● **PROBLEM**:
Each entry below has to be written out again exactly.
^^^^^^^^^^^^^^^^
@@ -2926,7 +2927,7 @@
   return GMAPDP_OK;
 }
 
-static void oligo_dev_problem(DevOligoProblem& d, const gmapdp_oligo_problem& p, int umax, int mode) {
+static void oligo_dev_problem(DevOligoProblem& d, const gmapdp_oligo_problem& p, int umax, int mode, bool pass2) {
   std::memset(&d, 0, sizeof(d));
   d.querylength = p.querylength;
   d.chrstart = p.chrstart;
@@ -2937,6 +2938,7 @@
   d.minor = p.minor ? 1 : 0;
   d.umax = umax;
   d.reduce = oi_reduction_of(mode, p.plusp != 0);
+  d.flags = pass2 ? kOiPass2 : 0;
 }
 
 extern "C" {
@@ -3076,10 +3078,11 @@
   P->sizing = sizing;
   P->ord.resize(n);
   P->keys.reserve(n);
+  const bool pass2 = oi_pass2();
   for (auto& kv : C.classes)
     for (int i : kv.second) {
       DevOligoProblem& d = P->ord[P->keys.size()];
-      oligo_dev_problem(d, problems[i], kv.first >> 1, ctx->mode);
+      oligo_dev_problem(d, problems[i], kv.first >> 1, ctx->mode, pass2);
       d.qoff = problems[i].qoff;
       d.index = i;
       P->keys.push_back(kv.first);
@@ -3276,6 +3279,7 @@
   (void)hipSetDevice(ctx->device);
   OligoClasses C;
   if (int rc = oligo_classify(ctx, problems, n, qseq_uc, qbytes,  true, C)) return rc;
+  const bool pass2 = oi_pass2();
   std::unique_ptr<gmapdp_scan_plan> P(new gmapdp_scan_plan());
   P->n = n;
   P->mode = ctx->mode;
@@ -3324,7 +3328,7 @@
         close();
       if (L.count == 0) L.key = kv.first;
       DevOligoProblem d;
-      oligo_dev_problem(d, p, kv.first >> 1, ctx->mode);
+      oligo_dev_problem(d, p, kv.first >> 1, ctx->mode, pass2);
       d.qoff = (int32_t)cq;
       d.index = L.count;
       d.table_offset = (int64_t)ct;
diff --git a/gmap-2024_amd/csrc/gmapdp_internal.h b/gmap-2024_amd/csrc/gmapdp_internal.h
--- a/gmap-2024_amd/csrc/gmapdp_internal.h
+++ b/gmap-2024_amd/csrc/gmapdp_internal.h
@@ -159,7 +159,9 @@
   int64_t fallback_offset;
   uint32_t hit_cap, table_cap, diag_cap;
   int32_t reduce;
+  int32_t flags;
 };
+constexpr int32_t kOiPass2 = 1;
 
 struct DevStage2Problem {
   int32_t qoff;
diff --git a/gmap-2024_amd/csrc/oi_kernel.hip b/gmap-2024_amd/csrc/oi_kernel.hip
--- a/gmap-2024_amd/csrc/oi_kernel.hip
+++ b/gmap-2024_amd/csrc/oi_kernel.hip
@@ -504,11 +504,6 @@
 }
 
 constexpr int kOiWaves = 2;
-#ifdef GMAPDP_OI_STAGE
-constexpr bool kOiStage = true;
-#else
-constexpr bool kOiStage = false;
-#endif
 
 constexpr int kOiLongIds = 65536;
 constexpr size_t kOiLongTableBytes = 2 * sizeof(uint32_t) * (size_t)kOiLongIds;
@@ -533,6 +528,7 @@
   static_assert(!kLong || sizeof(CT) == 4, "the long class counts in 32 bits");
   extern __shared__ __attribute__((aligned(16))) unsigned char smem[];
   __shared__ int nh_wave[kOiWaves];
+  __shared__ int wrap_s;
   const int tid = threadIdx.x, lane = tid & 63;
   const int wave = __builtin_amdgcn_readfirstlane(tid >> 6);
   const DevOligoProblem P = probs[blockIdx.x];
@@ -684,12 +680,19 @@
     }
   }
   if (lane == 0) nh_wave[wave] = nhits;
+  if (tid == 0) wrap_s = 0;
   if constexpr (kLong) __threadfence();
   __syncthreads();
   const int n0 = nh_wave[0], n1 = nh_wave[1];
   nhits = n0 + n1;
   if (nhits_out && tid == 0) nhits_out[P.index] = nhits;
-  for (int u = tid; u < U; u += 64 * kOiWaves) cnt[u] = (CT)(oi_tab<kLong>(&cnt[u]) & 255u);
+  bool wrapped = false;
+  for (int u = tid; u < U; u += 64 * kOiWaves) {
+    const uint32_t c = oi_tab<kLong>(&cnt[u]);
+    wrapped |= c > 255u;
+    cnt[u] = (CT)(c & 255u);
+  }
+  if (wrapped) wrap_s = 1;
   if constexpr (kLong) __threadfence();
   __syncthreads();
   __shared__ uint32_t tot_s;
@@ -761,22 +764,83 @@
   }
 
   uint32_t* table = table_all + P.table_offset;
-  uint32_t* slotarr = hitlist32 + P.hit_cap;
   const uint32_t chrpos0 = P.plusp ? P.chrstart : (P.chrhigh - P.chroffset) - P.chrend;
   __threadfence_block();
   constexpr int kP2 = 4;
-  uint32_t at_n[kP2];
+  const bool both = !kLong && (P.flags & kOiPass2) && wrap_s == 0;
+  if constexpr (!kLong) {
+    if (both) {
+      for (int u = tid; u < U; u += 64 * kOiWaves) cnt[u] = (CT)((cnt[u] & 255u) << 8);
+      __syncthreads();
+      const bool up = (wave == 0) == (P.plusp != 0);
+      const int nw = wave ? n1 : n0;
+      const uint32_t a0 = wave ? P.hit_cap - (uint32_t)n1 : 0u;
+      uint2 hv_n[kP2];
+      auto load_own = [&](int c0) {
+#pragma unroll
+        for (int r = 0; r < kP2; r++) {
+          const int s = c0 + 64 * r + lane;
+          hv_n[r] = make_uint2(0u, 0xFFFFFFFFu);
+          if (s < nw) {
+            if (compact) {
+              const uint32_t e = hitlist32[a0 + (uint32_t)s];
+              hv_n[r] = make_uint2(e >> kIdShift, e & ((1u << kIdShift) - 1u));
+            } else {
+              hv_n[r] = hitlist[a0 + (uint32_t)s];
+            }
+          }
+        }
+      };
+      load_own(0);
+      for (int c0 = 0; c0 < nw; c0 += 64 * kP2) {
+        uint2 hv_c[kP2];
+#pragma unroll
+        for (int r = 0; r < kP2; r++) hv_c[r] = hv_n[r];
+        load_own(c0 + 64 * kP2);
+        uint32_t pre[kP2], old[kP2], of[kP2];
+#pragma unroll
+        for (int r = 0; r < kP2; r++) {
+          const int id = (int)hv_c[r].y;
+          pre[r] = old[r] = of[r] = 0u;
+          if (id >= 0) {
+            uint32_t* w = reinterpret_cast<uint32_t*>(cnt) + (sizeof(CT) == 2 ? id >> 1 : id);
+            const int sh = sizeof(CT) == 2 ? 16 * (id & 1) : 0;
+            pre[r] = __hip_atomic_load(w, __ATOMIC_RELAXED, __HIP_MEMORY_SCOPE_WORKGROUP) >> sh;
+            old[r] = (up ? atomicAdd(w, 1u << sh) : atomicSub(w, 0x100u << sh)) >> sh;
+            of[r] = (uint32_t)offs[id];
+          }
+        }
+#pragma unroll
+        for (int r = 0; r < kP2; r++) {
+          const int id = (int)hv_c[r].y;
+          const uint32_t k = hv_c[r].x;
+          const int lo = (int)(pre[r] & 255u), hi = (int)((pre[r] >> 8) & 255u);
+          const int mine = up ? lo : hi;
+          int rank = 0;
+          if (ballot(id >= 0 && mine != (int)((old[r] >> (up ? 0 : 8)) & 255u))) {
^^^^^^^^^^^^^^^^
● **SOLUTION**:
@@ -2926,7 +2927,7 @@
   return GMAPDP_OK;
 }
 
-static void oligo_dev_problem(DevOligoProblem& d, const gmapdp_oligo_problem& p, int umax, int mode) {
+static void oligo_dev_problem(DevOligoProblem& d, const gmapdp_oligo_problem& p, int umax, int mode, bool pass2) {
   std::memset(&d, 0, sizeof(d));
   d.querylength = p.querylength;
   d.chrstart = p.chrstart;
@@ -2937,6 +2938,7 @@
   d.minor = p.minor ? 1 : 0;
   d.umax = umax;
   d.reduce = oi_reduction_of(mode, p.plusp != 0);
+  d.flags = pass2 ? kOiPass2 : 0;
 }
 
 extern "C" {
@@ -3076,10 +3078,11 @@
   P->sizing = sizing;
   P->ord.resize(n);
   P->keys.reserve(n);
+  const bool pass2 = oi_pass2();
   for (auto& kv : C.classes)
     for (int i : kv.second) {
       DevOligoProblem& d = P->ord[P->keys.size()];
-      oligo_dev_problem(d, problems[i], kv.first >> 1, ctx->mode);
+      oligo_dev_problem(d, problems[i], kv.first >> 1, ctx->mode, pass2);
       d.qoff = problems[i].qoff;
       d.index = i;
       P->keys.push_back(kv.first);
@@ -3276,6 +3279,7 @@
   (void)hipSetDevice(ctx->device);
   OligoClasses C;
   if (int rc = oligo_classify(ctx, problems, n, qseq_uc, qbytes,  true, C)) return rc;
+  const bool pass2 = oi_pass2();
   std::unique_ptr<gmapdp_scan_plan> P(new gmapdp_scan_plan());
   P->n = n;
   P->mode = ctx->mode;
@@ -3324,7 +3328,7 @@
         close();
       if (L.count == 0) L.key = kv.first;
       DevOligoProblem d;
-      oligo_dev_problem(d, p, kv.first >> 1, ctx->mode);
+      oligo_dev_problem(d, p, kv.first >> 1, ctx->mode, pass2);
       d.qoff = (int32_t)cq;
       d.index = L.count;
       d.table_offset = (int64_t)ct;
diff --git a/gmap-2024_amd/csrc/gmapdp_internal.h b/gmap-2024_amd/csrc/gmapdp_internal.h
--- a/gmap-2024_amd/csrc/gmapdp_internal.h
+++ b/gmap-2024_amd/csrc/gmapdp_internal.h
@@ -159,7 +159,9 @@
   int64_t fallback_offset;
   uint32_t hit_cap, table_cap, diag_cap;
   int32_t reduce;
+  int32_t flags;
 };
+constexpr int32_t kOiPass2 = 1;
 
 struct DevStage2Problem {
   int32_t qoff;
diff --git a/gmap-2024_amd/csrc/oi_kernel.hip b/gmap-2024_amd/csrc/oi_kernel.hip
--- a/gmap-2024_amd/csrc/oi_kernel.hip
+++ b/gmap-2024_amd/csrc/oi_kernel.hip
@@ -504,11 +504,6 @@
 }
 
 constexpr int kOiWaves = 2;
-#ifdef GMAPDP_OI_STAGE
-constexpr bool kOiStage = true;
-#else
-constexpr bool kOiStage = false;
-#endif
 
 constexpr int kOiLongIds = 65536;
 constexpr size_t kOiLongTableBytes = 2 * sizeof(uint32_t) * (size_t)kOiLongIds;
@@ -533,6 +528,7 @@
   static_assert(!kLong || sizeof(CT) == 4, "the long class counts in 32 bits");
   extern __shared__ __attribute__((aligned(16))) unsigned char smem[];
   __shared__ int nh_wave[kOiWaves];
+  __shared__ int wrap_s;
   const int tid = threadIdx.x, lane = tid & 63;
   const int wave = __builtin_amdgcn_readfirstlane(tid >> 6);
   const DevOligoProblem P = probs[blockIdx.x];
@@ -684,12 +680,19 @@
     }
   }
   if (lane == 0) nh_wave[wave] = nhits;
+  if (tid == 0) wrap_s = 0;
   if constexpr (kLong) __threadfence();
   __syncthreads();
   const int n0 = nh_wave[0], n1 = nh_wave[1];
   nhits = n0 + n1;
   if (nhits_out && tid == 0) nhits_out[P.index] = nhits;
-  for (int u = tid; u < U; u += 64 * kOiWaves) cnt[u] = (CT)(oi_tab<kLong>(&cnt[u]) & 255u);
+  bool wrapped = false;
+  for (int u = tid; u < U; u += 64 * kOiWaves) {
+    const uint32_t c = oi_tab<kLong>(&cnt[u]);
+    wrapped |= c > 255u;
+    cnt[u] = (CT)(c & 255u);
+  }
+  if (wrapped) wrap_s = 1;
   if constexpr (kLong) __threadfence();
   __syncthreads();
   __shared__ uint32_t tot_s;
@@ -761,22 +764,83 @@
   }
 
   uint32_t* table = table_all + P.table_offset;
-  uint32_t* slotarr = hitlist32 + P.hit_cap;
   const uint32_t chrpos0 = P.plusp ? P.chrstart : (P.chrhigh - P.chroffset) - P.chrend;
   __threadfence_block();
   constexpr int kP2 = 4;
-  uint32_t at_n[kP2];
+  const bool both = !kLong && (P.flags & kOiPass2) && wrap_s == 0;
+  if constexpr (!kLong) {
+    if (both) {
+      for (int u = tid; u < U; u += 64 * kOiWaves) cnt[u] = (CT)((cnt[u] & 255u) << 8);
+      __syncthreads();
+      const bool up = (wave == 0) == (P.plusp != 0);
+      const int nw = wave ? n1 : n0;
+      const uint32_t a0 = wave ? P.hit_cap - (uint32_t)n1 : 0u;
+      uint2 hv_n[kP2];
+      auto load_own = [&](int c0) {
+#pragma unroll
+        for (int r = 0; r < kP2; r++) {
+          const int s = c0 + 64 * r + lane;
+          hv_n[r] = make_uint2(0u, 0xFFFFFFFFu);
+          if (s < nw) {
+            if (compact) {
+              const uint32_t e = hitlist32[a0 + (uint32_t)s];
+              hv_n[r] = make_uint2(e >> kIdShift, e & ((1u << kIdShift) - 1u));
+            } else {
+              hv_n[r] = hitlist[a0 + (uint32_t)s];
+            }
+          }
+        }
+      };
+      load_own(0);
+      for (int c0 = 0; c0 < nw; c0 += 64 * kP2) {
+        uint2 hv_c[kP2];
+#pragma unroll
+        for (int r = 0; r < kP2; r++) hv_c[r] = hv_n[r];
+        load_own(c0 + 64 * kP2);
+        uint32_t pre[kP2], old[kP2], of[kP2];
+#pragma unroll
+        for (int r = 0; r < kP2; r++) {
+          const int id = (int)hv_c[r].y;
+          pre[r] = old[r] = of[r] = 0u;
+          if (id >= 0) {
+            uint32_t* w = reinterpret_cast<uint32_t*>(cnt) + (sizeof(CT) == 2 ? id >> 1 : id);
+            const int sh = sizeof(CT) == 2 ? 16 * (id & 1) : 0;
+            pre[r] = __hip_atomic_load(w, __ATOMIC_RELAXED, __HIP_MEMORY_SCOPE_WORKGROUP) >> sh;
+            old[r] = (up ? atomicAdd(w, 1u << sh) : atomicSub(w, 0x100u << sh)) >> sh;
+            of[r] = (uint32_t)offs[id];
+          }
+        }
+#pragma unroll
+        for (int r = 0; r < kP2; r++) {
+          const int id = (int)hv_c[r].y;
+          const uint32_t k = hv_c[r].x;
+          const int lo = (int)(pre[r] & 255u), hi = (int)((pre[r] >> 8) & 255u);
+          const int mine = up ? lo : hi;
+          int rank = 0;
+          if (ballot(id >= 0 && mine != (int)((old[r] >> (up ? 0 : 8)) & 255u))) {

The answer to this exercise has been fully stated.